======== Material supplied ========

# mathwrx/Decouple-and-Couple_Learning_in_Multi-Modal_Brain_Tumor_Segmentation

Hardware: AMD Instinct MI355X
Metric: training volumes/sec (4x128^3) (higher is better)
Workload: dtype bf16x3 forward (split-bf16 MFMA operands hi.hi+hi.lo+lo.hi: logits within 1e-3 of the fp32 reference) / bf16 data-gradient / bf16 weight-gradient MFMA operands; f32 accumulate, f32 storage, f32 master weights; 1 GPU; configs[1]: 1xMI355X, batch 2 per GPU, 4-modality 128^3 synthetic BraTS patches; fwd + softmax_dice + 4 sub-region/edge losses + bwd + Adam(amsgrad); random-init weights, dropout on; global_batch=2, parallelism=dp1, precision=bf16x3, dgrad_precision=bf16, wgrad_precision=bf16, mode=plan

## Files before the change

decouple-and-couple_learning_in_multi-modal_brain_tumor_segmentation_amd/csrc/attn.hip:

```cpp
#include "common.h"

#define AT_D 64
#define AT_TMAX 144
#define AT_QT 32
#define AT_LDK 68
#define AT_LDS 148

struct AttnArgs {
  const float* qkv; int64_t ld;
  float* o; int64_t ldo;
  const float* d_o;
  float* dqkv;
  int T, E, heads; float scale;
  const uint64_t* rng; uint64_t drop_off; float drop_p;
};

__device__ __forceinline__ f32x4 mfma4(float a, float b, f32x4 c) { return __builtin_amdgcn_mfma_f32_16x16x4f32(a, b, c, 0, 0, 0); }

__device__ __forceinline__ void at_load_tile(float* lds, const float* g, int64_t ld, int row0, int nrows, int valid_rows, int tid) {
  for (int i = tid; i < nrows * (AT_D / 4); i += 256) {
    const int r = i >> 4, c4 = (i & 15) * 4;
    float4 v = make_float4(0.f, 0.f, 0.f, 0.f);
    if (row0 + r < valid_rows) v = *reinterpret_cast<const float4*>(g + (int64_t)(row0 + r) * ld + c4);
    *reinterpret_cast<float4*>(lds + r * AT_LDK + c4) = v;
  }
}

__device__ __forceinline__ void at_scores(float* Ss, const float* As, const float* Bs, float alpha, int wave, int r, int kq) {
  for (int idx = wave; idx < 2 * 9; idx += 4) {
    const int mt = idx / 9, nt = idx % 9;
    f32x4 acc = {0.f, 0.f, 0.f, 0.f};
#pragma unroll
    for (int kk = 0; kk < AT_D / 4; ++kk)
      acc = mfma4(As[(mt * 16 + r) * AT_LDK + kk * 4 + kq], Bs[(nt * 16 + r) * AT_LDK + kk * 4 + kq], acc);
#pragma unroll
    for (int e = 0; e < 4; ++e) Ss[(mt * 16 + kq * 4 + e) * AT_LDS + nt * 16 + r] = acc[e] * alpha;
  }
}

__global__ __launch_bounds__(256) void attn_fwd_kernel(const AttnArgs a) {
  extern __shared__ float4 at_lds4[];
  float* Ks = reinterpret_cast<float*>(at_lds4);
  float* Vs = Ks + AT_TMAX * AT_LDK;
  float* Qs = Vs + AT_TMAX * AT_LDK;
// ... 30 lines not shown
        s[c] = p;
      }
    }
  }
  __syncthreads();
  for (int idx = wave; idx < 2 * 4; idx += 4) {
    const int mt = idx >> 2, nt = idx & 3;
    f32x4 acc = {0.f, 0.f, 0.f, 0.f};
#pragma unroll 4
    for (int kk = 0; kk < AT_TMAX / 4; ++kk)
      acc = mfma4(Ss[(mt * 16 + r) * AT_LDS + kk * 4 + kq], Vs[(kk * 4 + kq) * AT_LDK + nt * 16 + r], acc);
#pragma unroll
    for (int e = 0; e < 4; ++e) {
      const int q = q0 + mt * 16 + kq * 4 + e;
      if (q < T) a.o[((int64_t)z * T + q) * a.ldo + h * AT_D + nt * 16 + r] = acc[e];
    }
  }
}

__global__ __launch_bounds__(256) void attn_bwd_kernel(const AttnArgs a) {
  extern __shared__ float4 at_lds4[];
  float* Ks = reinterpret_cast<float*>(at_lds4);
  float* Vs = Ks + AT_TMAX * AT_LDK;
  float* Qs = Vs + AT_TMAX * AT_LDK;
  float* Gs = Qs + AT_QT * AT_LDK;
  float* Ss = Gs + AT_QT * AT_LDK;
  float* Ds = Ss + AT_QT * AT_LDS;
  const int tid = threadIdx.x, lane = tid & 63, wave = tid >> 6, r = lane & 15, kq = lane >> 4;
  const int zh = blockIdx.x, z = zh / a.heads, h = zh % a.heads, T = a.T;
  const float* base = a.qkv + (int64_t)z * T * a.ld + h * AT_D;
// ... 3 lines not shown
  at_load_tile(Vs, base + 2 * a.E, a.ld, 0, AT_TMAX, T, tid);
  f32x4 dk[9], dv[9];
#pragma unroll
  for (int i = 0; i < 9; ++i) { dk[i] = (f32x4){0.f, 0.f, 0.f, 0.f}; dv[i] = (f32x4){0.f, 0.f, 0.f, 0.f}; }
  const float inv_keep = a.drop_p > 0.f ? 1.f / (1.f - a.drop_p) : 1.f;
  for (int q0 = 0; q0 < T; q0 += AT_QT) {
    __syncthreads();
    at_load_tile(Qs, base, a.ld, q0, AT_QT, T, tid);
    at_load_tile(Gs, gbase, a.ldo, q0, AT_QT, T, tid);
    __syncthreads();
    at_scores(Ss, Qs, Ks, a.scale, wave, r, kq);
    at_scores(Ds, Gs, Vs, 1.f, wave, r, kq);
    __syncthreads();
    for (int rr = 0; rr < 8; ++rr) {
      const int row = wave * 8 + rr;
      float* s = Ss + row * AT_LDS; float* d = Ds + row * AT_LDS;
      const bool live = q0 + row < T;
      float v[3], g[3]; float mx = -INFINITY;
#pragma unroll
      for (int i = 0; i < 3; ++i) { const int c = lane + 64 * i; v[i] = c < T ? s[c] : -INFINITY; mx = fmaxf(mx, v[i]); }
      mx = wave_max(mx);
      float sum = 0.f;
#pragma unroll
      for (int i = 0; i < 3; ++i) { v[i] = (lane + 64 * i) < T ? expf(v[i] - mx) : 0.f; sum += v[i]; }
      const float inv = 1.f / wave_sum(sum);
      float dot = 0.f; float m[3];
#pragma unroll
      for (int i = 0; i < 3; ++i) {
        const int c = lane + 64 * i;
        v[i] *= inv; m[i] = 1.f;
        if (a.drop_p > 0.f && c < T)
          m[i] = cwf_rng_u01(a.rng, a.drop_off + ((uint64_t)zh * T + (q0 + row)) * T + c) >= a.drop_p ? inv_keep : 0.f;
        g[i] = c < T ? d[c] * m[i] : 0.f;
        dot += g[i] * v[i];
      }
      dot = wave_sum(dot);
#pragma unroll
      for (int i = 0; i < 3; ++i) {
        const int c = lane + 64 * i;
        if (c < AT_TMAX) {
          s[c] = live ? v[i] * m[i] : 0.f;
          d[c] = live ? v[i] * (g[i] - dot) * a.scale : 0.f;
        }
      }
    }
    __syncthreads();
#pragma unroll
    for (int mt = 0; mt < 9; ++mt) {
#pragma unroll
      for (int kk = 0; kk < AT_QT / 4; ++kk) {
        const int q = kk * 4 + kq;
        dv[mt] = mfma4(Ss[q * AT_LDS + mt * 16 + r], Gs[q * AT_LDK + wave * 16 + r], dv[mt]);
        dk[mt] = mfma4(Ds[q * AT_LDS + mt * 16 + r], Qs[q * AT_LDK + wave * 16 + r], dk[mt]);
      }
    }
    for (int idx = wave; idx < 2 * 4; idx += 4) {
      const int mt = idx >> 2, nt = idx & 3;
      f32x4 acc = {0.f, 0.f, 0.f, 0.f};
#pragma unroll 4
// ... 6 lines not shown
      }
    }
  }
#pragma unroll
  for (int mt = 0; mt < 9; ++mt)
#pragma unroll
    for (int e = 0; e < 4; ++e) {
      const int key = mt * 16 + kq * 4 + e;
      if (key < T) {
        dbase[(int64_t)key * a.ld + a.E + wave * 16 + r] = dk[mt][e];
        dbase[(int64_t)key * a.ld + 2 * a.E + wave * 16 + r] = dv[mt][e];
      }
    }
}
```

========

→ **What needs to be done**: For each line of the entries that includes "INFINITY", show that line.

→ **Solved problem**:
      float v[3], g[3]; float mx = -INFINITY;
      for (int i = 0; i < 3; ++i) { const int c = lane + 64 * i; v[i] = c < T ? s[c] : -INFINITY; mx = fmaxf(mx, v[i]); }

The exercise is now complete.